It came as something of a surprise when a classmate recommended a book to me called The Denial of Death. It’s not the sort of thing I usually read. But when I skimmed the table of contents, the recommendation made more sense.
Author Ernest Becker spends his book on death exploring its connection with heroism, and thereby with immortality. The book has three parts: 1) The Depth Psychology of Heroism, 2) The Failures of Heroism, and 3) Retrospect and Conclusion: The Dilemmas of Heroism. Throughout this text, Becker suggests that heroism IS the denial of death—that it is a sort of narcissism that allows men to “march into point-blank fire in wars: at heart one doesn’t feel that he will die, he only feels sorry for the man next to him” (2). Even more intriguing, Becker then makes the jump to religion, telling us that organized religion is “the crisis of society” and that its cultural value lies in its ability to be a hero system for worshippers. If it can’t be that, then it “must work against the culture, recruit youth to be anti-heroes to the ways of life of the society they live in. This is the dilemma of religion in our time” (7). Becker delves through studies of Kierkegaard, Freud, and classical myth to conclude that “Modern man is drinking and drugging himself out of awareness … as awareness calls for types of heroic dedication that his culture no longer provides for him, society contrives to help him forget. Or, alternatively, he buries himself in psychology In the belief that awareness all by itself will be some kind of magical cure for his problems” (284).

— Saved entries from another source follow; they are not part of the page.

template <int WL> struct Fmt;
template <> struct Fmt<DINT_WL_STORE> {
  static constexpr uint32_t MSG = 53, TYPE = 0, KEY = 1, VAL = 9, VER = 49, VS = 40;
  static constexpr bool HAS_TABLE = false;
  static constexpr uint32_t TABLE = 0;
};
template <> struct Fmt<DINT_WL_TATP> {
  static constexpr uint32_t MSG = 55, TYPE = 1, KEY = 3, VAL = 11, VER = 51, VS = 40;
  static constexpr bool HAS_TABLE = true;
  static constexpr uint32_t TABLE = 2;
};
// ... 2012 lines not shown
            uint32_t pos;
            if (fancy) {
              const int lw = top(mW & below), lwb = top((mW | mB) & below);
              const uint32_t w = wc + (uint32_t)__popcll(mW & below);
              const uint32_t jj = (lw < 0 ? jc : 0u) + (uint32_t)__popcll(mB & below & above(lw));
              const uint64_t mine = q == 0 ? mA[0] : q == 1 ? mA[1] : q == 2 ? mA[2] : mA[3];
              const bool follows = (mine & below & above(lwb)) != 0 || (lwb < 0 && ((af >> q) & 1u));
              pos = w * stride + (cl == 0 ? 0u : cl == 1 ? 3u * jj + (follows ? 1u : 0u) : cl == 2 ? 3u * jj + 2u : stride - 1u);
            } else {
              pos = 2u * (vc + (uint32_t)__popcll(mV & below)) + (cl ? 1u : 0u);
            }
            if (valid) Rpos[p] = (uint16_t)pos;
            const int tw = top(mW), twb = top(mW | mB);
            wc += (uint32_t)__popcll(mW);
            jc = (tw < 0 ? jc : 0u) + (uint32_t)__popcll(mB & above(tw));
            if (twb >= 0) af = 0;
#pragma unroll
            for (uint32_t i = 0; i < 4; i++) af |= (mA[i] & above(twb)) ? 1u << i : 0u;
            vc += (uint32_t)__popcll(mV);
          }
        }
      }
    }
    __syncthreads();
    for (uint32_t j = 0; j < ntile; j++) {
      const uint32_t p = j * KVB_T + t;
      const uint32_t pos = p < m ? Rpos[p] : 0xFFFFu;
      if (pos != 0xFFFFu) atomicOr(&Rbits[pos >> 5], 1u << (pos & 31));
    }
    {
      uint32_t mx = mylen;
      for (int d = 32; d > 0; d >>= 1) mx = max(mx, (uint32_t)__shfl_xor(mx, d, 64));
      if (lane == 0) Sred[wave] = mx;
      __syncthreads();
      tot = 0;
      for (uint32_t w = 0; w < KVB_W; w++) tot = max(tot, Sred[w]);
    }
    for (uint32_t rw = 0; rw * 32 < tot; rw++) {
      for (uint32_t bits = Rbits[rw]; bits; bits &= bits - 1) {
        const uint32_t r = rw * 32 + (uint32_t)__ffs((int)bits) - 1;
        nrounds++;
        for (uint32_t j = 0; j < ntile; j++) {
          const uint32_t p = j * KVB_T + t;
          if (p < m && Rpos[p] == r) {
            const uint64_t cur = Sk[p];
            const uint32_t gk = kv_cut_gk((uint32_t)(cur >> sh_g), bin, cut), table = kv_table_of(kv, gk);
            kv_do_request<WL>(rep + dint_view_off(V, k_idx(cur), F::MSG), k_type(cur), table, k_q(cur),
                              (uint64_t)(gk - kv->gk_base[table]), kv, stats);
          }
        }
        __builtin_amdgcn_fence(__ATOMIC_SEQ_CST, "workgroup");
        __syncthreads();
      }
    }
    }
    if (wtr && t == 0) { wtr[14] += nrounds; wtr[15] += 1; }
    KVB_STAMP(13);
    __builtin_amdgcn_fence(__ATOMIC_SEQ_CST, "workgroup");
    __syncthreads();
  }
#undef KVB_STAMP
}

#define KVR_LCAP 1024u
#define KVR_F 64u
#define KVR_NPMAX 64u
struct kvr_lds {
  uint4 rec[KVR_LCAP];
  uint32_t hist[KVR_F];
  uint32_t cur[KVR_F];
  uint32_t off[KVR_F + 1];
  uint32_t bigoff[KVR_F];
  uint2 chs[KVR_F];
  uint32_t nch;
  uint32_t cflag[KVR_F];
  uint64_t ckey[KVR_F], hrec[KVR_F];
};
__device__ static inline uint32_t kv_piece_of(uint32_t idx, uint32_t np, uint32_t inv_n) {
  const uint32_t p = (uint32_t)(((uint64_t)idx * np * inv_n) >> 32);
  return p < np ? p : np - 1;
}
#define KVQ_W 3u
enum : uint32_t { KVQ_SUB = 0, KVQ_PIECE = 1, KVQ_REM = 2, KVQ_SOLO = 3 };

__device__ static inline void kv_list_items(const kv_pass_args &A, uint32_t b, const kvr_lds &L, const uint2 *Sbig) {
  const uint32_t t = threadIdx.x & 63u;
  const uint2 bs = Sbig[t];
  uint32_t target = A.split_target;
  if (A.V.seg_cap) {
    uint32_t live = t < A.V.n_seg ? min(A.V.seg_cap, *(const uint32_t *)(A.V.cnt + (size_t)t * A.V.cnt_stride)) : 0u, tot;
    (void)wave_excl_scan_u32(live, &tot);
    if (tot < A.n) target = max(8u, (uint32_t)(((uint64_t)target * max(tot, 1u)) / A.n));
  }
  const uint32_t np0 = (bs.y + target - 1) / target;
  const bool hot = bs.y >= A.split_min && np0 <= A.np_max;
  const uint32_t np = hot ? np0 : 0u;
  const uint32_t nent = bs.y ? (np > 1 ? np + 1 : 1u) : 0u;
  uint32_t tot, at = wave_excl_scan_u32(nent, &tot);
  uint32_t base = 0;
  if (t == 0 && tot) base = atomicAdd(&A.big[3], tot);
  base = (uint32_t)__builtin_amdgcn_readfirstlane((int)base);
  at += base;
  const uint32_t bin = b + A.cut.P * t;
  if (nent && !hot) {
    kv_st_agent(A.bigq + KVQ_W * (size_t)at, make_uint4(bin, bs.x, bs.y, KVQ_SUB));
  } else if (nent) {
    uint64_t hk = L.ckey[t], hr = L.hrec[t];
    if (A.sb_pieces) {
      using F = Fmt<DINT_WL_SMALLBANK>;
      const uint32_t sh_g = 16 + A.cut.ibits;
      uint64_t smp[8];
#pragma unroll
      for (uint32_t j = 0; j < 8; j++) smp[j] = kv_ld_agent(&A.ovf[bs.x + (uint32_t)(((uint64_t)(2 * j + 1) * bs.y) >> 4)]);
      uint32_t best = 0, bj = 0;
#pragma unroll
      for (uint32_t j = 0; j < 8; j++) {
        uint32_t c = 0;
#pragma unroll
        for (uint32_t i = 0; i < 8; i++) c += (smp[i] >> sh_g) == (smp[j] >> sh_g) && pay_q(kv_rec_pay(smp[i])) == pay_q(kv_rec_pay(smp[j]));
        if (c > best) { best = c; bj = j; }
      }
      hr = smp[0];
#pragma unroll
      for (uint32_t j = 1; j < 8; j++) if (j == bj) hr = smp[j];
      const uint32_t hidx = (uint32_t)(hr >> 16) & (uint32_t)((1ull << A.cut.ibits) - 1ull);
      hk = ld_u64(A.rep + dint_view_off(A.V, hidx, F::MSG) + F::KEY);
    }
    for (uint32_t p = 0; p < nent; p++) {
      const uint32_t kind = np == 1 ? KVQ_SOLO : (p < np ? KVQ_PIECE : KVQ_REM);
      uint4 *q = A.bigq + KVQ_W * (size_t)(at + p);
      kv_st_agent(q, make_uint4(bin, bs.x, bs.y, kind | (p << 2) | (np << 10)));
      kv_st_agent(q + 1, make_uint4((uint32_t)hk, (uint32_t)(hk >> 32), at, 0u));
      kv_st_agent(q + 2, make_uint4((uint32_t)hr, (uint32_t)(hr >> 32), 0u, 0u));
    }
  }
  asm volatile("s_waitcnt vmcnt(0)" ::: "memory");
  for (uint32_t p = 0; p < nent; p++)
    if (at + p < DINT_KV_BIGQ_MAX) __hip_atomic_store(&A.bigrdy[at + p], A.seq, __ATOMIC_RELAXED, __HIP_MEMORY_SCOPE_AGENT);
  asm volatile("s_waitcnt vmcnt(0)" ::: "memory");
  if (t == 0) atomicAdd(&A.big[6], 1u);
}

Becker seems to be pointing out that science can’t explain everything, that even as we are aware of the futility of striving for immortality, we also understand that in order to have purpose, we must have an idea of the heroic.
It seems to me that this idea of the heroic is precisely how popular movie and book series appeal to wide swaths of people. Because The Denial of Death was published in 1973, the obvious epic tale to discuss in connection with is work is Star Wars. I’m familiar enough with the Star Wars universe to know that both in George Lucas’ universe and in the approved Expanded Universe, certain figures—most notably Luke Skywalker—follow very carefully the model of the classical tragic hero. Certainly, the movies are a major part of U.S. culture today; I’m not the only one who thinks so. The U.S. Library of Congress’s National Film Preservation Board named A New Hope as one of the most “culturally, historically, or esthetically important” films of the time. And the Writers Guild of America recognizes the original screenplay as one of the 101 best of all time.
I would suggest this has something to do with the connection between heroism and religion. The idea of attaining self-knowledge is a hero characteristic that Lucas took to the extreme in Star Wars. The hero’s means for power comes very literally through self-awareness by way of Lucas’ invention of the Force, an invisible power that binds everything and can be tapped into by those who are both sensitive to it and self-aware enough to master that sensitivity. Luke’s training is defined by a search for peace within himself. Other classical heroes also paid attention to their own place in the scheme of the world. Both Odysseus and Aeneas pray constantly and often worry about the safety of their men. Furthermore, Odysseus’s and Aeneas’s navigation of the channel between Scylla and Charbydis is a classical representation of the prudence of steering a middle path. Luke, meanwhile, walks the dangerous line between being a lowly farmer and ruling the galaxy. He chooses the middle path as well, turning his efforts to becoming a Jedi Knight. The middle ground for these men represents the way to becoming a hero. And I suggest here that the middle ground is religion—perhaps an unsurprising conclusion in pondering on a book about death. Or is it?
Work Cited
Becker, Ernest. The Denial of Death. New York: The Free Press: A Division of Macmillan Publishing Co. Inc., 1973. Print.